• Problem statement
Could you retype, exactly as written, every line from the top of the records through the line that contains "const int tid = threadIdx.x;"?

(Items listed in a dataset)
*** Begin section ***
template <int MB, int NBW, int BK, int NST, bool RESP>
__global__ __launch_bounds__(512, 1) void gemm4_kernel(const GemmParams p, const int epi, const int omode, const int ntn,
                                                       const int ntiles, unsigned long long* dbg) {
#if defined(__HIP_DEVICE_COMPILE__)
    constexpr int BM = MB * 16, WN = NBW * 16, BN = WN * 4;
    constexpr int ST = BK + 8;
    constexpr int ROWB = ST * 4;
    constexpr int A_BYTES = (BM * ROWB + 1023) / 1024 * 1024;
    constexpr int W_BYTES = (BN * ROWB + 1023) / 1024 * 1024;
    constexpr int STAGE_BYTES = A_BYTES + W_BYTES;
    constexpr int A_P = A_BYTES / 1024, P = STAGE_BYTES / 1024;
    constexpr int PW = (P + 3) / 4;
    constexpr int KK = BK / 16;
    constexpr int NSTORE = MB * NBW * 4;
    constexpr int VM_STEP = NST >= 3 ? (NST - 3) * PW : 0;
    static_assert(W_BYTES == BN * ROWB, "W region must have no gap (rows past N are not padded)");
    static_assert(NST >= 2, "ring needs >= 2 stages");
    extern __shared__ __attribute__((aligned(16))) char smem[];
    float* const bias_lds = reinterpret_cast<float*>(smem + NST * STAGE_BYTES);

    const int tid = threadIdx.x;
    const int wave = __builtin_amdgcn_readfirstlane(tid) >> 6;
    const int lane = tid & 63;
    const int l15 = lane & 15, lq = lane >> 4;
    const int G = gridDim.x;
    const int lid = xcd_lid((int)blockIdx.x, G);
    const int my_tiles = lid < ntiles ? (ntiles - lid + G - 1) / G : 0;
    const int nk = p.K / BK;
    const int total = my_tiles * nk;
    if (total == 0) return;

    if (wave < 4)
        for (int i = tid; i < p.N; i += 256) bias_lds[i] = p.bias ? p.bias[i] : 0.0f;

    const auto rsrcA = __builtin_amdgcn_make_buffer_rsrc(const_cast<float*>(p.A), (short)0, 0x7ffffff0, 0x00020000);
    const auto rsrcW = __builtin_amdgcn_make_buffer_rsrc(const_cast<float*>(p.W), (short)0, 0x7ffffff0, 0x00020000);
    int voff[PW];
#pragma unroll
    for (int i = 0; i < PW; ++i) {
        int piece = (wave & 3) + 4 * i;
        piece = piece < P ? piece : P - 1;
        const bool isA = piece < A_P;
        const int o = (isA ? piece : piece - A_P) * 1024 + 16 * lane;
        const int row = o / ROWB;
        int c = (o % ROWB) / 16;
        c = c < BK / 4 ? c : 0;
        voff[i] = (row * (isA ? p.lda : p.ldw) + c * 4) * 4;
    }
    int ld_tile_i = 0, ld_ks = 0;
    int ld_m0 = (lid / ntn) * BM, ld_n0 = (lid % ntn) * BN;
    auto issue = [&](int stage) {
        const int a_so = (ld_m0 * p.lda + ld_ks * BK) * 4;
        const int w_so = (ld_n0 * p.ldw + ld_ks * BK) * 4;
        char* sb = smem + stage * STAGE_BYTES;
#pragma unroll
        for (int i = 0; i < PW; ++i) {
            int piece = (wave & 3) + 4 * i;
            piece = piece < P ? piece : P - 1;
            if (piece < A_P)
                __builtin_amdgcn_raw_ptr_buffer_load_lds(rsrcA, (lds_ptr_t)(sb + piece * 1024), 16, voff[i], a_so, 0, 0);
            else
                __builtin_amdgcn_raw_ptr_buffer_load_lds(rsrcW, (lds_ptr_t)(sb + A_BYTES + (piece - A_P) * 1024), 16,
                                                         voff[i], w_so, 0, 0);
        }
        asm volatile("" ::: "memory");
        if (++ld_ks == nk) {
            ld_ks = 0;
            ++ld_tile_i;
            const int ti = ld_tile_i < my_tiles ? ld_tile_i : my_tiles - 1;
            const int tile = lid + ti * G;
            ld_m0 = (tile / ntn) * BM;
            ld_n0 = (tile % ntn) * BN;
        }
    };

    if (wave >= 4) {
#pragma unroll
        for (int s = 0; s < NST - 1; ++s) issue(s);
        wait_vm<VM_STEP>();
        asm volatile("s_waitcnt lgkmcnt(0)\n\ts_barrier" ::: "memory");
        int wst = NST - 1;
        for (int g = 0; g < total; ++g) {
            issue(wst);
            wst = wst == NST - 1 ? 0 : wst + 1;
            wait_vm<VM_STEP>();
            asm volatile("s_barrier" ::: "memory");
        }
        wait_vm<0>();
        return;
    }

    f32x4 acc[MB][NBW];
#pragma unroll
    for (int i = 0; i < MB; ++i)
#pragma unroll
        for (int j = 0; j < NBW; ++j) acc[i][j] = f32x4{0.f, 0.f, 0.f, 0.f};
    const int a_off = l15 * ST + 4 * lq;
    const int b_off = A_BYTES / 4 + (wave * WN + l15) * ST + 4 * lq;
    f32x4 fa0[MB], fb0[NBW], fa1[MB], fb1[NBW];
    auto rd = [&](f32x4 (&fa)[MB], f32x4 (&fb)[NBW], int stage, int kk) {
        const float* S = reinterpret_cast<const float*>(smem + stage * STAGE_BYTES);
#pragma unroll
        for (int i = 0; i < MB; ++i) fa[i] = *reinterpret_cast<const f32x4*>(&S[a_off + i * 16 * ST + kk * 16]);
#pragma unroll
        for (int j = 0; j < NBW; ++j) fb[j] = *reinterpret_cast<const f32x4*>(&S[b_off + j * 16 * ST + kk * 16]);
    };
    auto mm = [&](const f32x4 (&fa)[MB], const f32x4 (&fb)[NBW]) {
#pragma unroll
        for (int e = 0; e < 4; ++e)
#pragma unroll
            for (int i = 0; i < MB; ++i)
#pragma unroll
                for (int j = 0; j < NBW; ++j)
                    acc[i][j] = __builtin_amdgcn_mfma_f32_16x16x4f32(fb[j][e], fa[i][e], acc[i][j], 0, 0, 0);
    };

    asm volatile("s_waitcnt lgkmcnt(0)\n\ts_barrier" ::: "memory");
    unsigned long long t0 = 0, r0 = 0;
    if (dbg) { t0 = __builtin_amdgcn_s_memtime(); r0 = __builtin_amdgcn_s_memrealtime(); }

    int ks = 0, stage = 0, tile_i = 0;
    rd(fa0, fb0, 0, 0);
    auto interleave = [&]() { g4_sched_interleave<0, MB + NBW, 4 * MB * NBW>(); };
    f32x4 radd[RESP ? MB : 1][RESP ? NBW : 1];
    auto load_res = [&](int tile) {
        if constexpr (RESP) {
            const int m0 = (tile / ntn) * BM, nl = (tile % ntn) * BN + wave * WN + 4 * lq;
#pragma unroll
            for (int i = 0; i < MB; ++i) {
                int m = m0 + i * 16 + l15;
                m = m < p.M ? m : p.M - 1;
                const float* rp = p.R + (long)m * p.ldr + nl;
#pragma unroll
                for (int j = 0; j < NBW; ++j) radd[i][j] = *reinterpret_cast<const f32x4*>(rp + j * 16);
            }
        }
    };
    load_res(lid);
    for (int g = 0; g < total; ++g) {
        const int nstage = stage == NST - 1 ? 0 : stage + 1;
        rd(fa1, fb1, stage, 1);
        mm(fa0, fb0);
        interleave();
        if (KK == 4) {
            rd(fa0, fb0, stage, 2);
            mm(fa1, fb1);
            interleave();
            rd(fa1, fb1, stage, 3);
            mm(fa0, fb0);
            interleave();
        }
        if constexpr (NST >= 3) rd(fa0, fb0, nstage, 0);
        mm(fa1, fb1);
        if constexpr (NST >= 3) interleave();
        if (++ks == nk) {
            ks = 0;
            const int tile = lid + tile_i * G;
            ++tile_i;
            const int m0 = (tile / ntn) * BM, n0 = (tile % ntn) * BN;
            const bool rowmap = omode == OUT_TOKROWS;
            const int nl = n0 + wave * WN + 4 * lq;
            if constexpr (RESP) {
                float* cp = p.C + (long)(m0 + l15) * p.ldc + nl;
#pragma unroll
                for (int j = 0; j < NBW; ++j) {
                    const f32x4 bv = *reinterpret_cast<const f32x4*>(&bias_lds[nl + j * 16]);
#pragma unroll
                    for (int i = 0; i < MB; ++i) {
                        *reinterpret_cast<f32x4*>(cp + (long)(i * 16) * p.ldc + j * 16) = (acc[i][j] + bv) + radd[i][j];
                        acc[i][j] = f32x4{0.f, 0.f, 0.f, 0.f};
                    }
                }
                if (g + 1 < total) load_res(lid + tile_i * G);
            } else if (!rowmap && !p.R && !p.V) {
                float* cp = p.C + (long)(m0 + l15) * p.ldc + nl;
#pragma unroll
                for (int j = 0; j < NBW; ++j) {
                    const f32x4 bv = *reinterpret_cast<const f32x4*>(&bias_lds[nl + j * 16]);
#pragma unroll
                    for (int i = 0; i < MB; ++i) {
                        f32x4 v = acc[i][j] + bv;
                        if (epi == EPI_GELU) {
                            const f32x2 lo = gelu_fast2(f32x2{v[0], v[1]}), hi = gelu_fast2(f32x2{v[2], v[3]});
                            v = f32x4{lo.x, lo.y, hi.x, hi.y};
                        }
                        *reinterpret_cast<f32x4*>(cp + (long)(i * 16) * p.ldc + j * 16) = v;
                        acc[i][j] = f32x4{0.f, 0.f, 0.f, 0.f};
                    }
                }
            } else {
                const bool need_b = rowmap || p.V != nullptr;
                f32x4 add[MB][NBW];
                long rows[MB];
#pragma unroll
                for (int i = 0; i < MB; ++i) {
                    int bs = 0;
                    if (need_b) {
                        const int mb0 = m0 + i * 16;
                        const int bb0 = mb0 / p.T, r = mb0 - bb0 * p.T + l15;
                        bs = p.T >= 16 ? bb0 + (r >= p.T ? 1 : 0) : bb0 + r / p.T;
                    }
                    const int m = m0 + i * 16 + l15;
                    rows[i] = m >= p.M ? -1L : rowmap ? (long)m + bs + 1 : (long)m;
#pragma unroll
                    for (int j = 0; j < NBW; ++j) {
                        f32x4 a = f32x4{0.f, 0.f, 0.f, 0.f};
                        if (rows[i] >= 0) {
                            if (p.R) a = *reinterpret_cast<const f32x4*>(&p.R[rows[i] * p.ldr + nl + j * 16]);
                            if (p.V) a += *reinterpret_cast<const f32x4*>(&p.V[(long)bs * p.ldv + nl + j * 16]);
                        }
                        add[i][j] = a;
                    }
                }
#pragma unroll
                for (int j = 0; j < NBW; ++j) {
                    const f32x4 bv = *reinterpret_cast<const f32x4*>(&bias_lds[nl + j * 16]);
#pragma unroll
                    for (int i = 0; i < MB; ++i) {
                        f32x4 v = (acc[i][j] + bv) + add[i][j];
                        if (epi == EPI_GELU) {
                            const f32x2 lo = gelu_fast2(f32x2{v[0], v[1]}), hi = gelu_fast2(f32x2{v[2], v[3]});
                            v = f32x4{lo.x, lo.y, hi.x, hi.y};
                        }
                        if (rows[i] >= 0) *reinterpret_cast<f32x4*>(&p.C[rows[i] * p.ldc + nl + j * 16]) = v;
                        acc[i][j] = f32x4{0.f, 0.f, 0.f, 0.f};
                    }
                }
            }
        }
        asm volatile("s_waitcnt lgkmcnt(0)\n\ts_barrier" ::: "memory");
        stage = nstage;
        if constexpr (NST == 2) rd(fa0, fb0, stage, 0);
    }
    if (dbg && blockIdx.x == 0 && tid == 0) {
        dbg[0] = __builtin_amdgcn_s_memtime() - t0;
        dbg[1] = __builtin_amdgcn_s_memrealtime() - r0;
        dbg[2] = (unsigned long long)total;
    }
#endif
}
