# bearcove/loona

Measured on AMD Instinct MI355X. Metric: Huffman header-literal decode GiB/s (device-resident) at 1/2/4/8 MI355X, higher is better.
Workload: dtype u8

## Files before the change

### loona_amd/csrc/hpk_ctx.hip

```cpp
#include <stdio.h>
#include <string.h>
#include <sys/mman.h>

#include <initializer_list>

#include "hpk_device.h"

#define HPK_VERSION "hpk 0.39 gfx950 decode v39 (every batch: wave fills, each wave with its own LDS window and image, lookups in a 13-bit two-symbol table, longest-first queue, slot end offsets by DPP, nontemporal window loads stopping at the chunk's last byte, nontemporal write-back; chunks by guided self-scheduling from 4M literals, fixed 96-literal chunks below; fills and long-literal phase: body steps with no fit tests while >= 31 bits are left (29 with the 12-bit table), then the wave fills' tails as four masked lookups with no fit test per code (checked steps only for a 14..30-bit code or a cut code in the tail) and the other kernels' checked tails (the long phase's at its refill points); long literals one lane each streaming from HBM after the fills, dense ranges listed longest-first; literals of >= 8 KiB by a whole workgroup in speculative pieces; compacted-output form: wave fills packed per workgroup from an LDS cursor into a bound layout made from the input offsets, each lane storing its two literals in unaligned 16-byte pieces; small-call mode: a persistent kernel behind a host-mapped doorbell); encode v5 (byte-balanced workgroup ranges, start map and DPP segmented scan, run accumulator, LDS image, live chunks only)"

static thread_local std::string t_last_error;

int hpk_set_err(const char* what, hipError_t e) {
    char buf[256];
    snprintf(buf, sizeof buf, "%s: %s", what, hipGetErrorString(e));
    t_last_error = buf;
    return HPK_E_DEVICE;
}

int hpk_set_err_msg(const char* what, int code) {
    t_last_error = what;
    return code;
}


extern "C" const char* hpk_version(void) { return HPK_VERSION; }

extern "C" const char* hpk_last_error(const hpk_ctx*) { return t_last_error.c_str(); }
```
*** End section ***
• Result for this task
template <int MB, int NBW, int BK, int NST, bool RESP>
__global__ __launch_bounds__(512, 1) void gemm4_kernel(const GemmParams p, const int epi, const int omode, const int ntn,
                                                       const int ntiles, unsigned long long* dbg) {
#if defined(__HIP_DEVICE_COMPILE__)
    constexpr int BM = MB * 16, WN = NBW * 16, BN = WN * 4;
    constexpr int ST = BK + 8;
    constexpr int ROWB = ST * 4;
    constexpr int A_BYTES = (BM * ROWB + 1023) / 1024 * 1024;
    constexpr int W_BYTES = (BN * ROWB + 1023) / 1024 * 1024;
    constexpr int STAGE_BYTES = A_BYTES + W_BYTES;
    constexpr int A_P = A_BYTES / 1024, P = STAGE_BYTES / 1024;
    constexpr int PW = (P + 3) / 4;
    constexpr int KK = BK / 16;
    constexpr int NSTORE = MB * NBW * 4;
    constexpr int VM_STEP = NST >= 3 ? (NST - 3) * PW : 0;
    static_assert(W_BYTES == BN * ROWB, "W region must have no gap (rows past N are not padded)");
    static_assert(NST >= 2, "ring needs >= 2 stages");
    extern __shared__ __attribute__((aligned(16))) char smem[];
    float* const bias_lds = reinterpret_cast<float*>(smem + NST * STAGE_BYTES);

    const int tid = threadIdx.x;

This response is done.